A further study of the phospholipase-independent action of beta-bungarotoxin at frog end-plates.

作者信息

Caratsch C G, Maranda B, Miledi R, Strong P N

出版信息

J Physiol. 1981;319:179-91. doi: 10.1113/jphysiol.1981.sp013900.

Abstract
  1. The effect of beta-bungarotoxin (beta-BuTx) at the frog neuromuscular junction has been investigated further in order to distinguish more clearly between phospholipase- independent and phospholipase-dependent actions on transmitter release. 2. Inhibition of the enzymatic activity, by substitution of strontium for calcium, allowed determination of the dose-response curve of the early rapid decrease in transmitter release caused by the toxin. In the presence of strontium ions there was, however, still about 7% residual enzymatic activity, and electrophysiological evidence of it could be seen in room-temperature experiments at high concentrations of beta-BuTx. This residual enzymatic activity could be suppressed by lowering the temperature to 5 degrees C. 3. In normal calcium-Ringer solution beta-BuTx produced the typical triphasic effect on the amplitude of end-plate potentials (e.p.p.s). Lowering the temperature markedly delayed an then diminished the secondary transient increase. There was, however, comparatively little temperature influence on the first rapid decrease in e.p.p. amplitude.

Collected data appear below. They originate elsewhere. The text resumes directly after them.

class RtxRenderStats(C.Structure):
    _fields_ = [(n, C.c_uint64) for n in ("samples", "rays", "box_tests", "sphere_tests", "moving_sphere_tests",
                                          "rect_tests", "triangle_tests", "scatters", "texels", "perlin_calls")] + \
               [("trace_ms", C.c_double), ("reduce_ms", C.c_double), ("tonemap_ms", C.c_double),
                ("trace_launches", C.c_int32), ("passes", C.c_int32), ("sample_buffer_bytes", C.c_uint64),
                ("trace_kernel", C.c_int32), ("reserved", C.c_int32)]


class RtxMultiStats(C.Structure):
    _fields_ = [("render_ms_max", C.c_double), ("total_ms", C.c_double), ("gathered_bytes", C.c_uint64),
                ("n_shards", C.c_int32), ("n_devices", C.c_int32), ("used_rccl", C.c_int32), ("rccl_ranks", C.c_int32),
                ("gather_ms", C.c_double), ("render_ms", C.c_double * 16)]


class RtxShard(C.Structure):
    _fields_ = [("shard_index", C.c_int32), ("shard_count", C.c_int32), ("block_rows", C.c_int32), ("reserved", C.c_int32)]


class RtxNoiseStats(C.Structure):
    _fields_ = [("spp_done", C.c_int32), ("pixels", C.c_int32), ("pixels_above", C.c_int32), ("reserved", C.c_int32),
                ("max_rel_err", C.c_double), ("mean_rel_err", C.c_double), ("target_rel_err", C.c_double)]


class RtxAdaptiveStats(C.Structure):
    _fields_ = [("spp_done", C.c_int32), ("min_spp", C.c_int32), ("pixels", C.c_int32), ("pixels_active", C.c_int32),
                ("pixels_above", C.c_int32), ("reserved", C.c_int32), ("samples", C.c_uint64),
                ("max_rel_err", C.c_double), ("mean_rel_err", C.c_double), ("target_rel_err", C.c_double)]


class RtxDenoiseParams(C.Structure):
    _fields_ = [("iterations", C.c_int32), ("feature_spp", C.c_int32), ("demodulate", C.c_int32), ("reserved", C.c_int32),
                ("sigma_luminance", C.c_double), ("sigma_normal", C.c_double), ("sigma_albedo", C.c_double)]


_D3 = C.POINTER(C.c_double)
_F3 = C.POINTER(C.c_float)
_VP = C.c_void_p
_H = C.c_int32
ABI = {
    "rtx_abi_version": (C.c_int32, []),
    "rtx_last_error": (C.c_char_p, []),
    "rtx_trace_kernel_name": (C.c_char_p, [C.c_int32]),
    "rtx_builder_create": (C.c_int32, [C.c_uint64, C.POINTER(_VP)]),
    "rtx_builder_destroy": (None, [_VP]),
    "rtx_builder_random": (C.c_double, [_VP]),
    "rtx_solid_color": (_H, [_VP, _D3]),
    "rtx_checker": (_H, [_VP, _H, _H]),
    "rtx_noise": (_H, [_VP, C.c_double]),
    "rtx_image_from_ppm": (_H, [_VP, C.c_char_p]),
    "rtx_image_from_texels": (_H, [_VP, C.c_int32, C.c_int32, _D3]),
    "rtx_lambertian": (_H, [_VP, _H]),
    "rtx_metal": (_H, [_VP, _D3, C.c_double]),
    "rtx_dielectric": (_H, [_VP, C.c_double]),
    "rtx_diffuse_light": (_H, [_VP, _H]),
    "rtx_isotropic": (_H, [_VP, _H]),
    "rtx_sphere": (_H, [_VP, _D3, C.c_double, _H]),
    "rtx_moving_sphere": (_H, [_VP, _D3, _D3, C.c_double, C.c_double, C.c_double, _H]),
    "rtx_triangle": (_H, [_VP, _D3, _D3, _D3, _H]),
    "rtx_gravity_sphere": (_H, [_VP, _D3, C.c_double, C.c_double, _H]),
    "rtx_render_scene_with_time": (C.c_int32, [_VP, C.c_double, C.c_double, C.c_char_p, C.c_int32, C.POINTER(RtxConfig)]),
    "rtx_xy_rect": (_H, [_VP] + [C.c_double] * 5 + [_H]),
    "rtx_xz_rect": (_H, [_VP] + [C.c_double] * 5 + [_H]),
    "rtx_yz_rect": (_H, [_VP] + [C.c_double] * 5 + [_H]),
    "rtx_rect_prism": (_H, [_VP, _D3, _D3, _H]),
    "rtx_hittable_list_new": (_H, [_VP]),
    "rtx_hittable_list_add": (C.c_int32, [_VP, _H, _H]),
    "rtx_bvh_from_list": (_H, [_VP, _H, C.c_double, C.c_double]),
    "rtx_translate": (_H, [_VP, _D3, _H]),
    "rtx_rotate_y": (_H, [_VP, C.c_double, _H]),
    "rtx_constant_medium": (_H, [_VP, _D3, C.c_double, _H]),
    "rtx_triangle_model": (_H, [_VP, C.c_char_p, C.c_double]),
    "rtx_triangle_mesh": (_H, [_VP, _D3, C.c_int64, C.POINTER(C.c_int64), C.c_int64, _H]),
    "rtx_camera_new": (C.c_int32, [_D3, _D3, _D3] + [C.c_double] * 6 + [C.POINTER(RtxCamera)]),
    "rtx_config_new": (C.c_int32, [C.c_double, C.c_int32, C.c_int32, C.c_int32, C.c_int32, C.POINTER(RtxConfig)]),
    "rtx_image_height": (C.c_int32, [C.POINTER(RtxConfig)]),
    "rtx_flat_top_level_kind": (C.c_int32, [_VP, C.c_int32]),
    "rtx_scene_trim": (C.c_int32, [_VP]),
    "rtx_multi_create": (C.c_int32, [_VP, C.c_int32, C.POINTER(C.c_int32), C.c_int32, C.POINTER(_VP)]),
    "rtx_multi_create_f32": (C.c_int32, [_VP, C.c_int32, C.POINTER(C.c_int32), C.c_int32, C.POINTER(_VP)]),
    "rtx_multi_destroy": (None, [_VP]),
    "rtx_multi_render": (C.c_int32, [_VP, C.POINTER(RtxCamera), C.POINTER(RtxConfig), C.POINTER(RtxFrame), C.POINTER(RtxMultiStats)]),
    "rtx_render_multi": (C.c_int32, [_VP, C.POINTER(RtxCamera), C.POINTER(RtxConfig), C.c_int32, C.POINTER(RtxFrame)]),
    "rtx_get_world_cam": (C.c_int32, [_VP, C.c_int32, C.POINTER(RtxSceneOptions), C.POINTER(_H), C.POINTER(RtxCamera), _D3]),
    "rtx_flatten": (C.c_int32, [_VP, _H, C.POINTER(RtxBuildOptions), C.POINTER(_VP)]),
    "rtx_flat_destroy": (None, [_VP]),
    "rtx_flat_info": (C.c_int32, [_VP, C.POINTER(RtxFlatInfo)]),
    "rtx_scene_upload": (C.c_int32, [_VP, C.POINTER(_VP)]),
    "rtx_scene_upload_f32": (C.c_int32, [_VP, C.POINTER(_VP)]),
    "rtx_scene_is_f32": (C.c_int32, [_VP]),
    "rtx_scene_destroy": (None, [_VP]),
    "rtx_render": (C.c_int32, [_VP, C.POINTER(RtxCamera), C.POINTER(RtxConfig), C.POINTER(RtxFrame)]),
    "rtx_shard_rows": (C.c_int32, [C.POINTER(RtxConfig), C.POINTER(RtxShard)]),
    "rtx_render_device": (C.c_int32, [_VP, C.POINTER(RtxCamera), C.POINTER(RtxConfig), C.POINTER(RtxShard),
                                      _VP, _VP, _VP, C.POINTER(RtxRenderStats)]),
    "rtx_render_count": (C.c_int32, [_VP, C.POINTER(RtxCamera), C.POINTER(RtxConfig), C.POINTER(RtxShard),
                                     C.POINTER(RtxRenderStats)]),
    "rtx_write_ppm": (C.c_int32, [C.c_char_p, C.c_int32, C.c_int32, C.POINTER(C.c_uint8)]),
    "rtx_device_math": (C.c_int32, [C.c_int32, _D3, _D3, C.c_int64, _D3]),
    "rtx_device_stream": (C.c_int32, [C.c_uint64, C.c_uint64, C.c_uint32, C.c_int32, _D3]),
    "rtx_device_retire": (C.c_int32, [_D3, _D3, C.c_uint32, C.POINTER(C.c_uint32), C.c_uint32, C.c_uint32, C.c_double,
                                      C.POINTER(C.c_int32), C.POINTER(C.c_uint32), C.POINTER(C.c_uint32)]),
    "rtx_device_noise_reduce": (C.c_int32, [_D3, _D3, C.POINTER(C.c_int32), C.c_uint32, C.c_uint32, C.c_double, _D3, _D3,
                                            C.POINTER(C.c_uint64)]),
    "rtx_progressive_create": (C.c_int32, [_VP, C.POINTER(RtxCamera), C.POINTER(RtxConfig), C.POINTER(RtxShard), C.POINTER(_VP)]),
    "rtx_progressive_destroy": (None, [_VP]),
    "rtx_progressive_spp": (C.c_int32, [_VP]),
    "rtx_progressive_add": (C.c_int32, [_VP, C.c_int32, _VP, C.POINTER(RtxRenderStats)]),
    "rtx_progressive_read": (C.c_int32, [_VP, C.POINTER(RtxFrame), _D3]),
    "rtx_progressive_stats": (C.c_int32, [_VP, C.c_double, C.POINTER(RtxNoiseStats)]),
    "rtx_progressive_until": (C.c_int32, [_VP, C.c_int32, C.c_double, C.POINTER(RtxNoiseStats)]),
    "rtx_progressive_add_adaptive": (C.c_int32, [_VP, C.c_int32, C.c_int32, C.c_double, _VP, C.POINTER(RtxRenderStats)]),
    "rtx_progressive_until_adaptive": (C.c_int32, [_VP, C.c_int32, C.c_int32, C.c_double, C.POINTER(RtxAdaptiveStats)]),
    "rtx_progressive_pixel_spp": (C.c_int32, [_VP, C.POINTER(C.c_int32)]),
    "rtx_progressive_features": (C.c_int32, [_VP, C.c_int32, _F3, _F3]),
    "rtx_progressive_denoise": (C.c_int32, [_VP, C.POINTER(RtxDenoiseParams), _D3, C.POINTER(C.c_uint8)]),
    "rtx_device_denoise": (C.c_int32, [_D3, _D3, _F3, _F3, C.c_int32, C.c_int32, C.POINTER(RtxDenoiseParams), _D3,
                                       C.POINTER(C.c_uint8)]),
    "rtx_builder_graph": (_VP, [_VP]),
    "rtx_flat_arrays": (_VP, [_VP]),
}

Enzymatic assays confirmed the temperature dependence of the toxin's phospholipase activity on model phospholipid substrates. 4. The kinetics of the phospholipase-independent action of beta-BuTx were examined in strontium-Ringer compared to calcium-Ringer solution, as well as in calcium-Ringer at different temperatures. Both the time to onset of inhibition and the time to 50% inhibition of the e.p.p., during the first phase of toxin action, are temperature-dependent and briefer in calcium than in strontium-Ringer solution. It is suggested that calcium is more effective than strontium in promoting this phospholipase- independent interaction of beta-BuTx with the nerve terminal membrane.
摘要
  1. 为了更清楚地区分β-银环蛇毒素(β-BuTx)对蛙神经肌肉接头处递质释放的磷脂酶非依赖性和磷脂酶依赖性作用,对其作用进行了进一步研究。2. 通过用锶替代钙来抑制酶活性,从而能够确定毒素引起的递质释放早期快速下降的剂量反应曲线。然而,在存在锶离子的情况下,仍有约7%的残余酶活性,并且在室温下高浓度β-BuTx实验中可以看到其电生理证据。将温度降至5摄氏度可抑制这种残余酶活性。3. 在正常钙林格溶液中,β-BuTx对终板电位(e.p.p.s)幅度产生典型的三相效应。降低温度明显延迟并随后减弱了次级瞬时增加。然而,温度对e.p.p.幅度的首次快速下降影响相对较小。酶活性测定证实了毒素磷脂酶活性对模型磷脂底物的温度依赖性。4. 与钙林格溶液相比,在锶林格溶液中以及在不同温度下的钙林格溶液中,研究了β-BuTx磷脂酶非依赖性作用的动力学。在毒素作用的第一阶段,抑制开始时间和e.p.p.抑制50%的时间均与温度有关,且在钙溶液中比在锶林格溶液中更短。提示钙在促进β-BuTx与神经末梢膜的这种磷脂酶非依赖性相互作用方面比锶更有效。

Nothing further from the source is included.